# Наше творчество > Авторские песни и совместные проекты >  Пётр Лунёв. Авторские песни. Библейские песни, походные, и просто песни.

## Piligrim

Признаюсь, волнуюсь немного. При том, что в дружеском кругу обычно пою песни разной тематики, получается так, что большинство моих песен связано с тем, что внутри меня - с верой в Бога, и с уверенностью, что Бог открылся людям в простоте через Иисуса Христа.
Так что, если кто-то  негодует, и даже приходит в состояние враждебности, теряет самообладание от упоминания о вере, прошу: останемся в нейтральных отношениях - пройдите мимо, займитесь другим. Эти песни понятны, или просто приемлимы всем нормальным, ищущим истину людям, и даже моим просто друзьям-атеистам (некоторым, с кем ходим в походы, или работали на той или иной фирме, организации...), и публикуются с ведома хозяйки форума.
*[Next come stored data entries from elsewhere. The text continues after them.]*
# sidward14/gan-lab

Hardware: AMD Instinct MI355X
Metric: images/sec (G+D step), StyleGAN 1024^2 bs32/GPU (higher is better)
Workload: dtype f32; 1 GPU; StyleGAN res_samples=1024 FFHQ-shaped synthetic, bs=32/GPU fp32, nonsaturating + R1(lambda=10) + drift, stabilised phase, 1 D-iter + 1 G-iter; global_batch=32, per_gpu_batch=32, parallelism=single

## Files before the change

gan_lab_amd/csrc/conv_x3_wgrad.hip:

```cpp
#include "x3_common.h"

namespace {

constexpr int XW_CO = 32, XW_CI = 64;
constexpr int XW_GP = 7, XW_XP = 5;
constexpr int XW_GPL = XW_CO * XW_GP, XW_XPL = XW_CI * XW_XP;
constexpr int XW_GROW = 3 * XW_GPL;
constexpr int XW_XROW = 3 * XW_XPL;
constexpr int XW_XOFF = 2 * XW_GROW;
constexpr int XW_ZERO = 4;
constexpr int XW_LDS = 2 * XW_GROW + 5 * XW_XROW;
constexpr int XW_DUMP = 32;

#define XW_ACC9(a) "+v"(a[0]), "+v"(a[1]), "+v"(a[2]), "+v"(a[3]), "+v"(a[4]), "+v"(a[5]), "+v"(a[6]), "+v"(a[7]), "+v"(a[8])

struct XWArgs {
  const float* gy;
  const float* x;
  float* part;
  const float* aff_s;
  const float* aff_t;
  int N, CI, CO, H, W;
  int hshift;
  int strips_x, nstrips;
  int tiles_ci, splits, sps;
};

template <bool AFF>
__global__ __launch_bounds__(512) void conv_x3_wgrad_kernel(XWArgs p) {
  __shared__ __attribute__((aligned(16))) u32x4 lds[XW_LDS];
  const int tid = threadIdx.x, lane = tid & 63;
  const int wv = __builtin_amdgcn_readfirstlane(tid >> 6);
  const int wc = wv >> 2, wi = wv & 3;
  const int l16 = lane & 15, kg = lane >> 4;

  int b = blockIdx.x;
  const int split = b % p.splits; b /= p.splits;
  const int ci_t = b % p.tiles_ci;
  const int co_t = b / p.tiles_ci;
  const int co0 = co_t * XW_CO, ci0 = ci_t * XW_CI;
  const int s_first = split * p.sps;
  const int s_count = min(p.sps, p.nstrips - s_first);
  const int F = s_count << p.hshift;
  const int hmask = p.H - 1;
  const long long plane = (long long)p.H * p.W;

  const u32x4 rs_g = x3_rsrc(p.gy, (unsigned)((long long)p.N * p.CO * plane * 4));
  const u32x4 rs_x = x3_rsrc(p.x, (unsigned)((long long)p.N * p.CI * plane * 4));

  const bool g_item = tid < 320;
  const int g_co = g_item ? tid / 10 : 0, g_q = g_item ? tid % 10 : 0;
  const int g_dst = ((g_co * XW_GP + ((g_q + 1) >> 1)) * 16 + ((g_q + 1) & 1) * 8);
  const int x_ci = tid >> 3, x_q = tid & 7;
  const int x_dst = ((x_ci * XW_XP + (x_q >> 1)) * 16 + (x_q & 1) * 8);
  float a_s = 1.f, a_t = 0.f;
  int aff_n = -1;

  auto flat_pos = [&](int f, int& n, int& y, int& x0) {
    const int strip = s_first + (f >> p.hshift);
    y = f & hmask;
    n = strip / p.strips_x;
    x0 = (strip - n * p.strips_x) * 32;
  };
  auto g_off = [&](int f) {
    int n, y, x0;
    flat_pos(f, n, y, x0);
    const int px = x0 - 4 + 4 * g_q;
    const bool ok = g_item && f < F && px >= 0 && px < p.W;
    return ok ? (int)((((long long)n * p.CO + co0 + g_co) * plane + (long long)y * p.W + px) * 4) : (int)0x80000000;
  };
  auto x_off = [&](int f) {
    int n, y, x0;
    flat_pos(f, n, y, x0);
    return f < F ? (int)((((long long)n * p.CI + ci0 + x_ci) * plane + (long long)y * p.W + x0 + 4 * x_q) * 4) : (int)0x80000000;
  };
  auto g_store = [&](const f32x4& v, int buf) {
    if (!g_item) return;
    u32x2 h, m, l;
    x3_split4(v, h, m, l);
    unsigned char* d = reinterpret_cast<unsigned char*>(lds + buf * XW_GROW) + g_dst;
    *reinterpret_cast<u32x2*>(d) = h;
    *reinterpret_cast<u32x2*>(d + XW_GPL * 16) = m;
    *reinterpret_cast<u32x2*>(d + 2 * XW_GPL * 16) = l;
  };
  auto x_store = [&](f32x4 v, int slot, int f) {
    if constexpr (AFF) {
      int n, y, x0;
      flat_pos(f, n, y, x0);
      if (n != aff_n && f < F) {
        aff_n = n;
        a_s = p.aff_s[(long long)n * p.CI + ci0 + x_ci];
        a_t = p.aff_t[(long long)n * p.CI + ci0 + x_ci];
      }
#pragma unroll
      for (int j = 0; j < 4; ++j) v[j] = fmaf(v[j], a_s, a_t);
    }
    u32x2 h, m, l;
    x3_split4(v, h, m, l);
    unsigned char* d = reinterpret_cast<unsigned char*>(lds + XW_XOFF + slot * XW_XROW) + x_dst;
    *reinterpret_cast<u32x2*>(d) = h;
    *reinterpret_cast<u32x2*>(d + XW_XPL * 16) = m;
    *reinterpret_cast<u32x2*>(d + 2 * XW_XPL * 16) = l;
  };

  f32x4 accS[9], accH[9], accT[9];
#pragma unroll
  for (int t = 0; t < 9; ++t) { accS[t] = f32x4{0.f, 0.f, 0.f, 0.f}; accH[t] = f32x4{0.f, 0.f, 0.f, 0.f}; accT[t] = f32x4{0.f, 0.f, 0.f, 0.f}; }

  X3_SETTLE(XW_ACC9(accS));
  X3_SETTLE(XW_ACC9(accH));
  const int laneG = (wc * 16 + l16) * XW_GP + 1 + kg;
  const int laneX = XW_XOFF + (wi * 16 + l16) * XW_XP + kg;

  u32x4 gc[3];
  unsigned gp_[3], gn_[3];
  bf16x8 aS[3][3];
  bf16x8 bX[2][3];
  auto g_frags = [&](int buf) {
#pragma unroll
    for (int pl = 0; pl < 3; ++pl) {
      const int u = buf * XW_GROW + pl * XW_GPL + laneG;
      gc[pl] = lds[u];
      gp_[pl] = reinterpret_cast<const unsigned*>(lds + u - 1)[3];
      gn_[pl] = reinterpret_cast<const unsigned*>(lds + u + 1)[0];
    }
  };
  auto a_build = [&]() {
#pragma unroll
    for (int pl = 0; pl < 3; ++pl) {
      const u32x4 c = gc[pl];
      u32x4 up, dn;
      up[0] = __builtin_amdgcn_alignbit(c[1], c[0], 16); up[1] = __builtin_amdgcn_alignbit(c[2], c[1], 16);
      up[2] = __builtin_amdgcn_alignbit(c[3], c[2], 16); up[3] = __builtin_amdgcn_alignbit(gn_[pl], c[3], 16);
      dn[0] = __builtin_amdgcn_alignbit(c[0], gp_[pl], 16); dn[1] = __builtin_amdgcn_alignbit(c[1], c[0], 16);
      dn[2] = __builtin_amdgcn_alignbit(c[2], c[1], 16); dn[3] = __builtin_amdgcn_alignbit(c[3], c[2], 16);
      aS[0][pl] = __builtin_bit_cast(bf16x8, up);
      aS[1][pl] = __builtin_bit_cast(bf16x8, c);
      aS[2][pl] = __builtin_bit_cast(bf16x8, dn);
    }
  };
  auto x_frags = [&](int slot, int set) {
#pragma unroll
    for (int pl = 0; pl < 3; ++pl) bX[set][pl] = __builtin_bit_cast(bf16x8, lds[laneX + slot * XW_XROW + pl * XW_XPL]);
  };

  for (int i = tid; i < XW_XROW; i += 512) lds[XW_XOFF + XW_ZERO * XW_XROW + i] = u32x4{0u, 0u, 0u, 0u};
  f32x4 gA, xA, gB, xB;
  x3_ld(gA, rs_g, g_off(0)); x3_ld(xA, rs_x, x_off(0));
  x3_ld(gB, rs_g, (int)0x80000000); x3_ld(xB, rs_x, x_off(1));
  x3_ld_wait<0>(gA, xA);
  x3_ld_wait<0>(gB, xB);
  g_store(gA, 0); x_store(xA, 0, 0); x_store(xB, 1, 1);
  asm volatile("s_waitcnt lgkmcnt(0)\n\ts_barrier" ::: "memory");
  x3_ld(gA, rs_g, g_off(1)); x3_ld(xA, rs_x, x_off(2));
  x3_ld(gB, rs_g, g_off(2)); x3_ld(xB, rs_x, x_off(3));
  g_frags(0);
  x_frags(XW_ZERO, 0);

  int since_dump = 0;
  for (int f0 = 0; f0 < F; f0 += 4) {
#pragma unroll
    for (int u = 0; u < 4; ++u) {
      const int f = f0 + u;
      const int y = f & hmask;
      const int slot1 = u, slot2 = y == hmask ? XW_ZERO : (u + 1) & 3;
      a_build();
      __builtin_amdgcn_sched_barrier(0);
      x_frags(slot1, 1);
      __builtin_amdgcn_sched_barrier(0);
#pragma unroll
      for (int kx = 0; kx < 3; ++kx) {
        X3_MFMA(accS[kx], aS[kx][2], bX[0][0]); X3_MFMA(accS[kx], aS[kx][0], bX[0][2]); X3_MFMA(accS[kx], aS[kx][1], bX[0][1]);
        X3_MFMA(accS[kx], aS[kx][1], bX[0][0]); X3_MFMA(accS[kx], aS[kx][0], bX[0][1]); X3_MFMA(accH[kx], aS[kx][0], bX[0][0]);
      }
      __builtin_amdgcn_sched_barrier(0);
      if (u & 1) { x3_ld_wait<2>(gB, xB); g_store(gB, (u + 1) & 1); x_store(xB, (u + 2) & 3, f + 2); }
      else { x3_ld_wait<2>(gA, xA); g_store(gA, (u + 1) & 1); x_store(xA, (u + 2) & 3, f + 2); }
      __builtin_amdgcn_sched_barrier(0);
      x_frags(slot2, 0);
      __builtin_amdgcn_sched_barrier(0);
#pragma unroll
      for (int kx = 0; kx < 3; ++kx) {
        X3_MFMA(accS[3 + kx], aS[kx][2], bX[1][0]); X3_MFMA(accS[3 + kx], aS[kx][0], bX[1][2]); X3_MFMA(accS[3 + kx], aS[kx][1], bX[1][1]);
        X3_MFMA(accS[3 + kx], aS[kx][1], bX[1][0]); X3_MFMA(accS[3 + kx], aS[kx][0], bX[1][1]); X3_MFMA(accH[3 + kx], aS[kx][0], bX[1][0]);
      }
      __builtin_amdgcn_sched_barrier(0);
      if (u & 1) { x3_ld(gB, rs_g, g_off(f + 3)); x3_ld(xB, rs_x, x_off(f + 4)); }
      else { x3_ld(gA, rs_g, g_off(f + 3)); x3_ld(xA, rs_x, x_off(f + 4)); }
      asm volatile("s_waitcnt lgkmcnt(0)\n\ts_barrier" ::: "memory");
      __builtin_amdgcn_sched_barrier(0);
      g_frags((u + 1) & 1);
      __builtin_amdgcn_sched_barrier(0);
#pragma unroll
      for (int kx = 0; kx < 3; ++kx) {
        X3_MFMA(accS[6 + kx], aS[kx][2], bX[0][0]); X3_MFMA(accS[6 + kx], aS[kx][0], bX[0][2]); X3_MFMA(accS[6 + kx], aS[kx][1], bX[0][1]);
        X3_MFMA(accS[6 + kx], aS[kx][1], bX[0][0]); X3_MFMA(accS[6 + kx], aS[kx][0], bX[0][1]); X3_MFMA(accH[6 + kx], aS[kx][0], bX[0][0]);
      }
      __builtin_amdgcn_sched_barrier(0);
      x_frags(y == hmask ? XW_ZERO : u, 0);
      if (++since_dump == XW_DUMP) {
        since_dump = 0;
        X3_DRAIN(XW_ACC9(accH));
#pragma unroll
        for (int t = 0; t < 9; ++t) { accT[t] += accH[t]; accH[t] = f32x4{0.f, 0.f, 0.f, 0.f}; }
        X3_SETTLE(XW_ACC9(accH));
      }
      __builtin_amdgcn_sched_barrier(0);
    }
  }

  X3_DRAIN(XW_ACC9(accS));
  X3_DRAIN(XW_ACC9(accH));
  float* dst = p.part + (long long)split * p.CO * p.CI * 9;
#pragma unroll
  for (int t = 0; t < 9; ++t) {
    const f32x4 v = accT[t] + accH[t] + accS[t];
#pragma unroll
    for (int r = 0; r < 4; ++r)
      dst[((long long)(co0 + wc * 16 + 4 * kg + r) * p.CI + ci0 + wi * 16 + l16) * 9 + t] = v[r];
  }
}

__global__ void x3w_reduce_kernel(const float* __restrict__ part, float* __restrict__ out, long long n, int slots, float scale) {
  const long long i = blockIdx.x * (long long)blockDim.x + threadIdx.x;
  if (i >= n) return;
  float s0 = 0.f, s1 = 0.f, s2 = 0.f, s3 = 0.f;
  int k = 0;
  for (; k + 3 < slots; k += 4) {
    s0 += part[(long long)k * n + i]; s1 += part[(long long)(k + 1) * n + i];
    s2 += part[(long long)(k + 2) * n + i]; s3 += part[(long long)(k + 3) * n + i];
  }
  for (; k < slots; ++k) s0 += part[(long long)k * n + i];
  out[i] = ((s0 + s1) + (s2 + s3)) * scale;
}

struct XWPlan { int splits, sps; };
bool xw_ok(const ganlab_conv_geom* g) {
  if (g == nullptr || g->ks != 3 || g->pad != 1 || g->up || g->pool || g->N <= 0) return false;
  const int H = g->Hin, W = g->Win;
  if (H < 4 || (H & (H - 1)) != 0 || W % 32 != 0) return false;
  if (g->Cin % XW_CI != 0 || g->Cout % XW_CO != 0) return false;
  const long long bytes = (long long)g->N * (g->Cin > g->Cout ? g->Cin : g->Cout) * H * W * 4;
  return bytes < 0x7fffffffLL;
}
XWPlan xw_plan(const ganlab_conv_geom* g) {
  const int pairs = (g->Cout / XW_CO) * (g->Cin / XW_CI);
  const int nstrips = g->N * (g->Win / 32);
  int splits = (512 + pairs - 1) / pairs;
  if (splits > nstrips) splits = nstrips;
  if (splits < 1) splits = 1;
  const int sps = (nstrips + splits - 1) / splits;
  splits = (nstrips + sps - 1) / sps;
  return XWPlan{splits, sps};
}

}

extern "C" {

int ganlab_conv_wgrad_x3_supported(const ganlab_conv_geom* g) { return xw_ok(g) ? 1 : 0; }

size_t ganlab_conv_wgrad_x3_workspace(const ganlab_conv_geom* g) {
  if (!xw_ok(g)) return 0;
  return (size_t)xw_plan(g).splits * g->Cout * g->Cin * 9 * sizeof(float);
}

int ganlab_conv_wgrad_x3(const float* gy, const float* x, const float* aff_s, const float* aff_t, float* gw,
                         const ganlab_conv_geom* g, float scale, void* workspace, size_t workspace_bytes, void* stream) {
  if (!xw_ok(g)) return GANLAB_EUNSUPPORTED;
  if (!gy || !x || !gw || (aff_s == nullptr) != (aff_t == nullptr)) return GANLAB_EINVAL;
  const XWPlan pl = xw_plan(g);
  const long long nw = (long long)g->Cout * g->Cin * 9;
  if (!workspace || workspace_bytes < (size_t)pl.splits * nw * sizeof(float)) return GANLAB_EWORKSPACE;
  XWArgs a{};
  a.gy = gy; a.x = x; a.part = reinterpret_cast<float*>(workspace); a.aff_s = aff_s; a.aff_t = aff_t;
  a.N = g->N; a.CI = g->Cin; a.CO = g->Cout; a.H = g->Hin; a.W = g->Win;
  a.hshift = 0;
  while ((1 << a.hshift) < a.H) ++a.hshift;
  a.strips_x = a.W / 32; a.nstrips = a.N * a.strips_x;
  a.tiles_ci = a.CI / XW_CI; a.splits = pl.splits; a.sps = pl.sps;
  const long long grid = (long long)(a.CO / XW_CO) * a.tiles_ci * pl.splits;
  if (grid <= 0 || grid > 0x7fffffffLL) return GANLAB_EINVAL;
  hipStream_t st = gl_stream(stream);
  if (aff_s != nullptr) GL_LAUNCH(conv_x3_wgrad_kernel<true>, dim3((unsigned)grid), dim3(512), 0, st, a);
  else GL_LAUNCH(conv_x3_wgrad_kernel<false>, dim3((unsigned)grid), dim3(512), 0, st, a);
  GL_LAUNCH(x3w_reduce_kernel, dim3((unsigned)((nw + 255) / 256)), dim3(256), 0, st, (const float*)a.part, gw, nw, pl.splits, scale);
  return GL_CHECK_LAUNCH();
}

}
```

Measured before the change: 170.1 images/sec.

## Extend x3 wgrad kernel to 8x8 and 16x16 maps by packing images into strips

Lets the 3x3 weight-gradient kernel handle feature maps narrower than 32 columns (8x8 and 16x16) by packing several batch images side by side into one 32-wide strip. Halo words at image seams are masked to zero and out-of-range images are guarded. Low-resolution layers that previously fell back to a slower generic path can now use the fast bf16-split kernel. The seam masking and index remapping add some complexity, and if a seam were handled wrongly the gradients would be incorrect.

```diff
diff --git a/gan_lab_amd/csrc/conv_x3_wgrad.hip b/gan_lab_amd/csrc/conv_x3_wgrad.hip
--- a/gan_lab_amd/csrc/conv_x3_wgrad.hip
+++ b/gan_lab_amd/csrc/conv_x3_wgrad.hip
@@ -23,6 +23,7 @@
   int N, CI, CO, H, W;
   int hshift;
   int strips_x, nstrips;
+  int pack, wshift;
   int tiles_ci, splits, sps;
 };
 
@@ -56,23 +57,38 @@
   float a_s = 1.f, a_t = 0.f;
   int aff_n = -1;
 
+  const bool packed = p.pack > 1;
+  const int g_spx = 4 * g_q - 4;
+  const int g_sub = packed ? g_spx >> p.wshift : 0, g_col = packed ? g_spx & (p.W - 1) : 0;
+  const int x_sub = packed ? (4 * x_q) >> p.wshift : 0, x_col = packed ? (4 * x_q) & (p.W - 1) : 0;
   auto flat_pos = [&](int f, int& n, int& y, int& x0) {
     const int strip = s_first + (f >> p.hshift);
     y = f & hmask;
-    n = strip / p.strips_x;
-    x0 = (strip - n * p.strips_x) * 32;
+    const int q = strip / p.strips_x;
+    n = q * p.pack;
+    x0 = (strip - q * p.strips_x) * 32;
   };
   auto g_off = [&](int f) {
     int n, y, x0;
     flat_pos(f, n, y, x0);
-    const int px = x0 - 4 + 4 * g_q;
-    const bool ok = g_item && f < F && px >= 0 && px < p.W;
+    int px = x0 - 4 + 4 * g_q;
+    bool ok = g_item && f < F && px >= 0 && px < p.W;
+    if (packed) {
+      n += g_sub; px = g_col;
+      ok = g_item && f < F && g_spx >= 0 && g_spx < 32 && n < p.N;
+    }
     return ok ? (int)((((long long)n * p.CO + co0 + g_co) * plane + (long long)y * p.W + px) * 4) : (int)0x80000000;
   };
   auto x_off = [&](int f) {
     int n, y, x0;
     flat_pos(f, n, y, x0);
-    return f < F ? (int)((((long long)n * p.CI + ci0 + x_ci) * plane + (long long)y * p.W + x0 + 4 * x_q) * 4) : (int)0x80000000;
+    int px = x0 + 4 * x_q;
+    bool ok = f < F;
+    if (packed) {
+      n += x_sub; px = x_col;
+      ok = ok && n < p.N;
+    }
+    return ok ? (int)((((long long)n * p.CI + ci0 + x_ci) * plane + (long long)y * p.W + px) * 4) : (int)0x80000000;
   };
   auto g_store = [&](const f32x4& v, int buf) {
     if (!g_item) return;
@@ -87,10 +103,12 @@
     if constexpr (AFF) {
       int n, y, x0;
       flat_pos(f, n, y, x0);
+      n += x_sub;
       if (n != aff_n && f < F) {
         aff_n = n;
-        a_s = p.aff_s[(long long)n * p.CI + ci0 + x_ci];
-        a_t = p.aff_t[(long long)n * p.CI + ci0 + x_ci];
+        const bool in = n < p.N;
+        a_s = in ? p.aff_s[(long long)n * p.CI + ci0 + x_ci] : 0.f;
+        a_t = in ? p.aff_t[(long long)n * p.CI + ci0 + x_ci] : 0.f;
       }
 #pragma unroll
       for (int j = 0; j < 4; ++j) v[j] = fmaf(v[j], a_s, a_t);
@@ -111,6 +129,8 @@
   X3_SETTLE(XW_ACC9(accH));
   const int laneG = (wc * 16 + l16) * XW_GP + 1 + kg;
   const int laneX = XW_XOFF + (wi * 16 + l16) * XW_XP + kg;
+  const unsigned seam_p = packed && ((8 * kg) & (p.W - 1)) == 0 ? 0u : ~0u;
+  const unsigned seam_n = packed && ((8 * kg + 8) & (p.W - 1)) == 0 ? 0u : ~0u;
 
   u32x4 gc[3];
   unsigned gp_[3], gn_[3];
@@ -121,8 +141,8 @@
     for (int pl = 0; pl < 3; ++pl) {
       const int u = buf * XW_GROW + pl * XW_GPL + laneG;
       gc[pl] = lds[u];
-      gp_[pl] = reinterpret_cast<const unsigned*>(lds + u - 1)[3];
-      gn_[pl] = reinterpret_cast<const unsigned*>(lds + u + 1)[0];
+      gp_[pl] = reinterpret_cast<const unsigned*>(lds + u - 1)[3] & seam_p;
+      gn_[pl] = reinterpret_cast<const unsigned*>(lds + u + 1)[0] & seam_n;
     }
   };
   auto a_build = [&]() {
@@ -235,17 +255,26 @@
 }
 
 struct XWPlan { int splits, sps; };
+int xw_pack(int H, int W) {
+  if (W % 32 == 0) return 1;
+  if (H == W && (W == 16 || W == 8)) return 32 / W;
+  return 0;
+}
 bool xw_ok(const ganlab_conv_geom* g) {
   if (g == nullptr || g->ks != 3 || g->pad != 1 || g->up || g->pool || g->N <= 0) return false;
   const int H = g->Hin, W = g->Win;
-  if (H < 4 || (H & (H - 1)) != 0 || W % 32 != 0) return false;
+  if (H < 4 || (H & (H - 1)) != 0 || W <= 0 || xw_pack(H, W) == 0) return false;
   if (g->Cin % XW_CI != 0 || g->Cout % XW_CO != 0) return false;
   const long long bytes = (long long)g->N * (g->Cin > g->Cout ? g->Cin : g->Cout) * H * W * 4;
   return bytes < 0x7fffffffLL;
 }
+int xw_nstrips(const ganlab_conv_geom* g) {
+  const int pack = xw_pack(g->Hin, g->Win);
+  return pack > 1 ? (g->N + pack - 1) / pack : g->N * (g->Win / 32);
+}
 XWPlan xw_plan(const ganlab_conv_geom* g) {
   const int pairs = (g->Cout / XW_CO) * (g->Cin / XW_CI);
-  const int nstrips = g->N * (g->Win / 32);
+  const int nstrips = xw_nstrips(g);
   int splits = (512 + pairs - 1) / pairs;
   if (splits > nstrips) splits = nstrips;
   if (splits < 1) splits = 1;
@@ -277,7 +306,9 @@
   a.N = g->N; a.CI = g->Cin; a.CO = g->Cout; a.H = g->Hin; a.W = g->Win;
   a.hshift = 0;
   while ((1 << a.hshift) < a.H) ++a.hshift;
-  a.strips_x = a.W / 32; a.nstrips = a.N * a.strips_x;
+  a.pack = xw_pack(a.H, a.W);
+  a.wshift = a.W == 8 ? 3 : 4;
+  a.strips_x = a.pack > 1 ? 1 : a.W / 32; a.nstrips = xw_nstrips(g);
   a.tiles_ci = a.CI / XW_CI; a.splits = pl.splits; a.sps = pl.sps;
   const long long grid = (long long)(a.CO / XW_CO) * a.tiles_ci * pl.splits;
   if (grid <= 0 || grid > 0x7fffffffLL) return GANLAB_EINVAL;
```

Measured after the change: 171.0 images/sec, median of 6. No clear change (+0.6%).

Так же: давайте уклонимся от каких-то конфессиональных стычек. Ведь Иисус не создавал никакой конфессии... Будем ценить то, что у нас едино. Избежим споров. Перейдём к песням. 
Давайте послушаем песни.



Эта песня - почти (белый?) стих под музыку. В какой-то момент, оставляя в 2013 работу, где требовалось отдавать 6 дней в неделю, понял, что не смогу больше "топить" то, что десятками лет жило внутри.

----------

Mazaykina (07.08.2016), nezabudka-8s (07.08.2016)

----------


## Piligrim

Следующая публикуемая песня - очень простая. Стихотворное изложение слов, которые когда-то были произнесены и изложены в прозе. 
Об учениках. Об учителе, который общался с учениками очень просто.

----------

Mazaykina (07.08.2016), nezabudka-8s (07.08.2016)

----------


## Mazaykina

Петр, спасибо за искренность. Такие лиричные песни, чувствуется- от души и с любовью создавалось. Молодец. Ждем продолжения.

----------

Piligrim (07.08.2016)

----------


## nezabudka-8s

Пётр, послушала песни, посмотрела видео... Так спокойно и умиротворённо на душе стало... Благодарю.
 А ещё?.. :Smile3:

----------

Piligrim (07.08.2016)

----------


## Piligrim

Спасибо. :)

Сейчас я выставил пару песен, которые в нормальной записи. Записывали мы с диктофона, когда перекладывали на ноты с профессионалом. (у меня в одиночку пока хромают длительности...)
Рад, что песни понятны и православным, и даже тем, кто не пережил Бога близко.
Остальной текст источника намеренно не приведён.